=== Begin Enclosure ===

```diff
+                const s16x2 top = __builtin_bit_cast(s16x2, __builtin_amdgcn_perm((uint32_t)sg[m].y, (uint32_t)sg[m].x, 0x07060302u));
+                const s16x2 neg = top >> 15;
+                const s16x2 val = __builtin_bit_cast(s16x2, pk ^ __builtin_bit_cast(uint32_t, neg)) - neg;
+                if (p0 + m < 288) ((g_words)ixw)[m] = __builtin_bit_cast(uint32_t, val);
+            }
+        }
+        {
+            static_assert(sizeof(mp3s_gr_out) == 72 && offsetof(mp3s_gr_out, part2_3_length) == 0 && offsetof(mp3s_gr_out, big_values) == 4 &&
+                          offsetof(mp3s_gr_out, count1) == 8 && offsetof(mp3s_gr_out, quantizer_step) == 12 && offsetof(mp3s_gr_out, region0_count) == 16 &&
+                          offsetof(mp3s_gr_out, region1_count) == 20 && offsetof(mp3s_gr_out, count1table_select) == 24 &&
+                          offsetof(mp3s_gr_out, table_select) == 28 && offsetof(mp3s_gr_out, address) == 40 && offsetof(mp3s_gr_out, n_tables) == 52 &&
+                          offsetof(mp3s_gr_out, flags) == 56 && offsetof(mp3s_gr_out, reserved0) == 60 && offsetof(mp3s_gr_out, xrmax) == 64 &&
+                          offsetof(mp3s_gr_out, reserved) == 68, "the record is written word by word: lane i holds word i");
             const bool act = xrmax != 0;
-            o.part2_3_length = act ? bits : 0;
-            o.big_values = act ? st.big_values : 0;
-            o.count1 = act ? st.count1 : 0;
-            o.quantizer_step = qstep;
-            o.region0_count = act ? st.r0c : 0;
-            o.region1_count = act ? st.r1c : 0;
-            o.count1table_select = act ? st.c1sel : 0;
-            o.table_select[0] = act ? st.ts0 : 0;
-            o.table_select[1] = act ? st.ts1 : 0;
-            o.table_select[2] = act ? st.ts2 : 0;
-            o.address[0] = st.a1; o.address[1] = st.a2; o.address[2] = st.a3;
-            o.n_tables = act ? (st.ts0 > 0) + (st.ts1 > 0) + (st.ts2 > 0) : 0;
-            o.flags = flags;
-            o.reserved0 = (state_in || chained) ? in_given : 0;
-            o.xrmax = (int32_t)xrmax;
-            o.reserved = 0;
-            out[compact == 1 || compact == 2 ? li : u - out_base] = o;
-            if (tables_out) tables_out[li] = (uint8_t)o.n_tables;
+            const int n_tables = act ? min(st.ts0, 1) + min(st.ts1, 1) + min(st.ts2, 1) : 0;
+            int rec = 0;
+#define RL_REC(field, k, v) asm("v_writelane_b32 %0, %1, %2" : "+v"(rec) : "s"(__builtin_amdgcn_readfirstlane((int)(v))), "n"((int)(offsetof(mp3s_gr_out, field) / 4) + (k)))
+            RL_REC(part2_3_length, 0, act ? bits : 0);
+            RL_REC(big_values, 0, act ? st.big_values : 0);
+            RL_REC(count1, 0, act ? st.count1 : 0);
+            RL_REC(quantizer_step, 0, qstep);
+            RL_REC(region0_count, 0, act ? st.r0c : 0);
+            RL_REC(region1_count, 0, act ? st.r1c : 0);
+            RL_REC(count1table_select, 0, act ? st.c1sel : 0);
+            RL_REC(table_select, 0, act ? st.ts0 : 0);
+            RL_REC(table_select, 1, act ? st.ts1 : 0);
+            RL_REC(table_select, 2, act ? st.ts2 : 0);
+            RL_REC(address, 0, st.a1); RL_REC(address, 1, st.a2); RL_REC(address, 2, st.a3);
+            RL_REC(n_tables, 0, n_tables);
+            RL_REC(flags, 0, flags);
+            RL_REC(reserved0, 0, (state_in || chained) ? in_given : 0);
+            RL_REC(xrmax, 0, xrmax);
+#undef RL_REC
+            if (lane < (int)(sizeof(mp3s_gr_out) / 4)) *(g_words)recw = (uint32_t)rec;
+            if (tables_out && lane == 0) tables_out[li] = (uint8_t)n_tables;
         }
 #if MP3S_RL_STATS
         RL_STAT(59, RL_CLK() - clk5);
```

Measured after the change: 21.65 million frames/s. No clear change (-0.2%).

=== End Enclosure ===

> _TASK DESCRIPTION_: Repeat back all of the material, character for character.

> _WRITTEN SOLUTION_:
```diff
+                const s16x2 top = __builtin_bit_cast(s16x2, __builtin_amdgcn_perm((uint32_t)sg[m].y, (uint32_t)sg[m].x, 0x07060302u));
+                const s16x2 neg = top >> 15;
+                const s16x2 val = __builtin_bit_cast(s16x2, pk ^ __builtin_bit_cast(uint32_t, neg)) - neg;
+                if (p0 + m < 288) ((g_words)ixw)[m] = __builtin_bit_cast(uint32_t, val);
+            }
+        }
+        {
+            static_assert(sizeof(mp3s_gr_out) == 72 && offsetof(mp3s_gr_out, part2_3_length) == 0 && offsetof(mp3s_gr_out, big_values) == 4 &&
+                          offsetof(mp3s_gr_out, count1) == 8 && offsetof(mp3s_gr_out, quantizer_step) == 12 && offsetof(mp3s_gr_out, region0_count) == 16 &&
+                          offsetof(mp3s_gr_out, region1_count) == 20 && offsetof(mp3s_gr_out, count1table_select) == 24 &&
+                          offsetof(mp3s_gr_out, table_select) == 28 && offsetof(mp3s_gr_out, address) == 40 && offsetof(mp3s_gr_out, n_tables) == 52 &&
+                          offsetof(mp3s_gr_out, flags) == 56 && offsetof(mp3s_gr_out, reserved0) == 60 && offsetof(mp3s_gr_out, xrmax) == 64 &&
+                          offsetof(mp3s_gr_out, reserved) == 68, "the record is written word by word: lane i holds word i");
             const bool act = xrmax != 0;
-            o.part2_3_length = act ? bits : 0;
-            o.big_values = act ? st.big_values : 0;
-            o.count1 = act ? st.count1 : 0;
-            o.quantizer_step = qstep;
-            o.region0_count = act ? st.r0c : 0;
-            o.region1_count = act ? st.r1c : 0;
-            o.count1table_select = act ? st.c1sel : 0;
-            o.table_select[0] = act ? st.ts0 : 0;
-            o.table_select[1] = act ? st.ts1 : 0;
-            o.table_select[2] = act ? st.ts2 : 0;
-            o.address[0] = st.a1; o.address[1] = st.a2; o.address[2] = st.a3;
-            o.n_tables = act ? (st.ts0 > 0) + (st.ts1 > 0) + (st.ts2 > 0) : 0;
-            o.flags = flags;
-            o.reserved0 = (state_in || chained) ? in_given : 0;
-            o.xrmax = (int32_t)xrmax;
-            o.reserved = 0;
-            out[compact == 1 || compact == 2 ? li : u - out_base] = o;
-            if (tables_out) tables_out[li] = (uint8_t)o.n_tables;
+            const int n_tables = act ? min(st.ts0, 1) + min(st.ts1, 1) + min(st.ts2, 1) : 0;
+            int rec = 0;
+#define RL_REC(field, k, v) asm("v_writelane_b32 %0, %1, %2" : "+v"(rec) : "s"(__builtin_amdgcn_readfirstlane((int)(v))), "n"((int)(offsetof(mp3s_gr_out, field) / 4) + (k)))
+            RL_REC(part2_3_length, 0, act ? bits : 0);
+            RL_REC(big_values, 0, act ? st.big_values : 0);
+            RL_REC(count1, 0, act ? st.count1 : 0);
+            RL_REC(quantizer_step, 0, qstep);
+            RL_REC(region0_count, 0, act ? st.r0c : 0);
+            RL_REC(region1_count, 0, act ? st.r1c : 0);
+            RL_REC(count1table_select, 0, act ? st.c1sel : 0);
+            RL_REC(table_select, 0, act ? st.ts0 : 0);
+            RL_REC(table_select, 1, act ? st.ts1 : 0);
+            RL_REC(table_select, 2, act ? st.ts2 : 0);
+            RL_REC(address, 0, st.a1); RL_REC(address, 1, st.a2); RL_REC(address, 2, st.a3);
+            RL_REC(n_tables, 0, n_tables);
+            RL_REC(flags, 0, flags);
+            RL_REC(reserved0, 0, (state_in || chained) ? in_given : 0);
+            RL_REC(xrmax, 0, xrmax);
+#undef RL_REC
+            if (lane < (int)(sizeof(mp3s_gr_out) / 4)) *(g_words)recw = (uint32_t)rec;
+            if (tables_out && lane == 0) tables_out[li] = (uint8_t)n_tables;
         }
 #if MP3S_RL_STATS
         RL_STAT(59, RL_CLK() - clk5);
```

Measured after the change: 21.65 million frames/s. No clear change (-0.2%).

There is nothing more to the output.